Mon corps a aussi oublié le poids de ce tout petit bébé qui dormait si profondément sur moi. Ça n’arrive plus, et si ça arrive à nouveau un jour prochain, ce sera un autre poids, ce ne sera plus jamais ce tout petit bébé, qui est déjà si grand, qui ne sera plus jamais la minuscule chose que j’ai sentie sortir de moi. Et alors qu’il se passe mille et une choses chaque semaine que j’ai envie de graver dans le marbre, pour ne jamais oublier ses éclats de rire quand on fait la petite bête qui monte qui monte qui monte et qui l’attrape, ou la manière dont ses joues s’affaissent quand elle dort la tête tournée d’un côté, ou la façon dont sa petite bouche se courbe quand elle a faim et qu’elle voit la tétine du biberon arriver, ou son air si concentré quand elle essaye de manger son pied… bref, alors qu’il se passe mille et une choses douces, belles, et si drôles, c’est presque une torture de savoir qu’elle, de tout ça, elle ne gardera rien.
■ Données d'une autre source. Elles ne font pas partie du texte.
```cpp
static thread_local int g_last_canonical = 0;
static thread_local long g_last_hull[2] = {0, 0};
extern "C" int hqtick_debug_milp_was_canonical(void) { return g_last_canonical; }
extern "C" void hqtick_debug_milp_last_hull(long *solves, long *nonpacking) {
    if (solves) *solves = g_last_hull[0];
    if (nonpacking) *nonpacking = g_last_hull[1];
}

extern "C" int hqtick_debug_milp_solve(int ncols, const double *obj, const uint8_t *col_kind, int nrows, const uint8_t *row_type,
                                       const double *rhs, const int *row_off, const int *row_col, const double *row_coef,
                                       double time_limit_s, int canonical, double *x_out, double *obj_out, int *is_optimal,
                                       long *nodes_out) {
    hqmilp::Model m;
    m.obj.assign(obj, obj + ncols);
    m.kind.assign(col_kind, col_kind + ncols);
    m.rtype.assign(row_type, row_type + nrows);
// ... 27 lines not shown
    m.kind.assign(col_kind, col_kind + ncols);
    m.rtype.assign(row_type, row_type + nrows);
    m.rhs.assign(rhs, rhs + nrows);
    m.roff.assign(row_off, row_off + nrows + 1);
    int nnz = nrows ? row_off[nrows] : 0;
    m.rcol.assign(row_col, row_col + nnz);
    m.rcoef.assign(row_coef, row_coef + nnz);
    if (col_group) m.col_group.assign(col_group, col_group + ncols);
    if (row_implied) m.row_implied.assign(row_implied, row_implied + nrows);
    hqprice::EmulatedSweeper emu;
    if (min_cols) emu.min_cols = min_cols;
    hqmilp::Result r = hqmilp::solve(m, time_limit_s, true, hqmilp::REFERENCE_MIP_REL_GAP, use_sweeps ? &emu : nullptr);
    g_last_canonical = r.canonical ? 1 : 0;
    g_last_hull[0] = r.hull_solves; g_last_hull[1] = r.hull_solves_nonpacking;
    if (stats_out) { stats_out[0] = r.price_sweeps; stats_out[1] = r.price_rounds; stats_out[2] = r.price_total_us; stats_out[3] = r.canonical ? 1.0 : 0.0; }
    if (!r.feasible) return 0;
    for (int j = 0; j < ncols; j++) x_out[j] = r.x[j];
    *obj_out = r.objective;
    *is_optimal = r.optimal ? 1 : 0;
    return 1;
}

static thread_local hqmilp::Probe g_block_run_probe;
extern "C" void hqtick_debug_set_block_runs(int on) {
    hqmilp::g_probe = on < 0 ? nullptr : &g_block_run_probe; hqmilp::set_block_runs(on);
    if (on >= 0) { g_block_run_probe.model = g_block_run_probe.tables = g_block_run_probe.runs = g_block_run_probe.covered = 0; }
}
extern "C" void hqtick_debug_corrupt_block_runs(int on) { g_block_run_probe.corrupt_runs = on != 0; }
extern "C" void hqtick_debug_last_coupled_digest(uint64_t out[4]) {
    out[0] = g_block_run_probe.model; out[1] = g_block_run_probe.tables; out[2] = g_block_run_probe.runs; out[3] = g_block_run_probe.covered;
}
extern "C" void hqtick_debug_set_early_sweep(int on) { hqprice::set_early_sweep(on); }
extern "C" uint32_t hqtick_debug_early_sweeps(void) { return hqprice::early_sweeps(); }
extern "C" void hqtick_debug_capture_first_cut(int on) { hqprice::capture_first_cut(on != 0); }
extern "C" uint32_t hqtick_debug_first_cut(unsigned char *out, uint32_t cap) {
    const std::vector<unsigned char> &b = hqprice::first_cut_bytes();
    if (out && cap) memcpy(out, b.data(), std::min<size_t>(cap, b.size()));
    return (uint32_t)b.size();
}
```

hyperqueue_amd/csrc/hqtick.cpp:

```cpp
#include "../../include/hqtick.h"
#ifdef HQTICK_TEST_HOOKS
#include "../../include/hqtick_debug.h"
#endif

#include <dlfcn.h>
#include <hip/hip_runtime.h>
#include <rccl/rccl.h>

#include <algorithm>
#include <chrono>
#include <cstdio>
#include <cstdlib>
#include <cstring>
#include <functional>
#include <map>
#include <string>
#include <vector>

#include "block_solve.h"
#include "price_dev.h"
#ifdef HQTICK_TEST_HOOKS
#include "price_emul.h"
#endif
#include "devbuf.h"
// ... 2763 lines not shown
int hqtick_shard_allgather(hqtick_ctx *ctx, void *recv_device, size_t recv_bytes) {
    if (!ctx || !recv_device) return HQTICK_E_INVALID;
    if (!ctx->comm) return fail(ctx, HQTICK_E_INVALID, "hqtick_shard_allgather without hqtick_comm_init");
    if (!ctx->sink || !ctx->sink_bytes) return fail(ctx, HQTICK_E_INVALID, "hqtick_shard_allgather without a record sink (hqtick_set_record_sink)");
    if (recv_bytes < (size_t)ctx->comm_world * ctx->sink_bytes) return fail(ctx, HQTICK_E_CAPACITY, "receive buffer smaller than world x sink bytes");
    HQ_HIP(hipSetDevice(ctx->device));
    ncclResult_t rc = rccl().all_gather(ctx->sink, recv_device, ctx->sink_bytes, ncclUint8, ctx->comm, ctx->stream);
    if (rc != ncclSuccess) return fail(ctx, HQTICK_E_DEVICE, std::string("ncclAllGather: ") + rccl().err(rc));
    HQ_HIP(hipStreamSynchronize(ctx->stream));
    return 0;
}

}
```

Alors il faut que je garde, pour elle.
Depuis le premier jour où je l’ai sentie bouger en moi, j’ai commencé à écrire à ma fille dans un carnet. Mais à sa naissance, ça n’a plus suffi. Il fallait les images avec, le son. Il n’y aura jamais son odeur de brioche, mais il peut y avoir le bruit de son ronflement et l’image pour toujours imprimée de la couleur de ses yeux quand elle a eu quatre mois.
Mon film d’1 seconde par jour en 2022 commence par mon corps qui devient de plus en plus lunaire, il montre mon impatience grandissante, et d’un coup elle est là, et elle est là partout. Et quand elle n’est pas là, c’est qu’elle n’était pas avec moi. C’est un film qui raconte mon attente, notre rencontre, et nos retrouvailles. (Évidemment que j’ai chouiné en le regardant.) Il est mal filmé, on m’entend dire « eh putain » plus d’une fois, mais il garde. C’est précieux.
Cette année, je veux continuer à tout noter, à tout prendre en photo, à tout filmer. Comme le disait Taous Merakchi il y a peu dans une story, pas pour comptabiliser, noter, ranker, se mesurer aux autres. Mais pour garder trace.
De ce qui marque, de ce qui change, de ce qui émerveille.
Cette année, la première de ma fille, sera forcément une année de premières fois. Je nous souhaite, à moi, à elle et comme à vous, d’être souvent émerveillées. Et de nous en souvenir.
Bonne année, à très vite.
Pauline
C’est la roulette de la vie, I guess.
Si vous avez envie de vous mettre à tenir un carnet, qu’il soit de mots ou de dessins, je ne vous conseille pas d’attendre le début d’année, ni de changer de carnet au début de l’année. Ça sacralise un truc qui n’a pas besoin de l’être, et si vous n’avez pas fini votre carnet à la fin de l’année, vous allez peut-être vous fustiger, de gâcher du papier, ou de n’avoir “pas assez”, écrit ou dessiné. Au contraire, si le 12 novembre vous arrivez à la fin de votre carnet, vous allez peut-être vous censurer pour que la fin de l’année tienne, ou pester d’avoir un carnet qui ne contient qu’un mois et demi de vie. (Des situations testées et désapprouvées par votre humble.)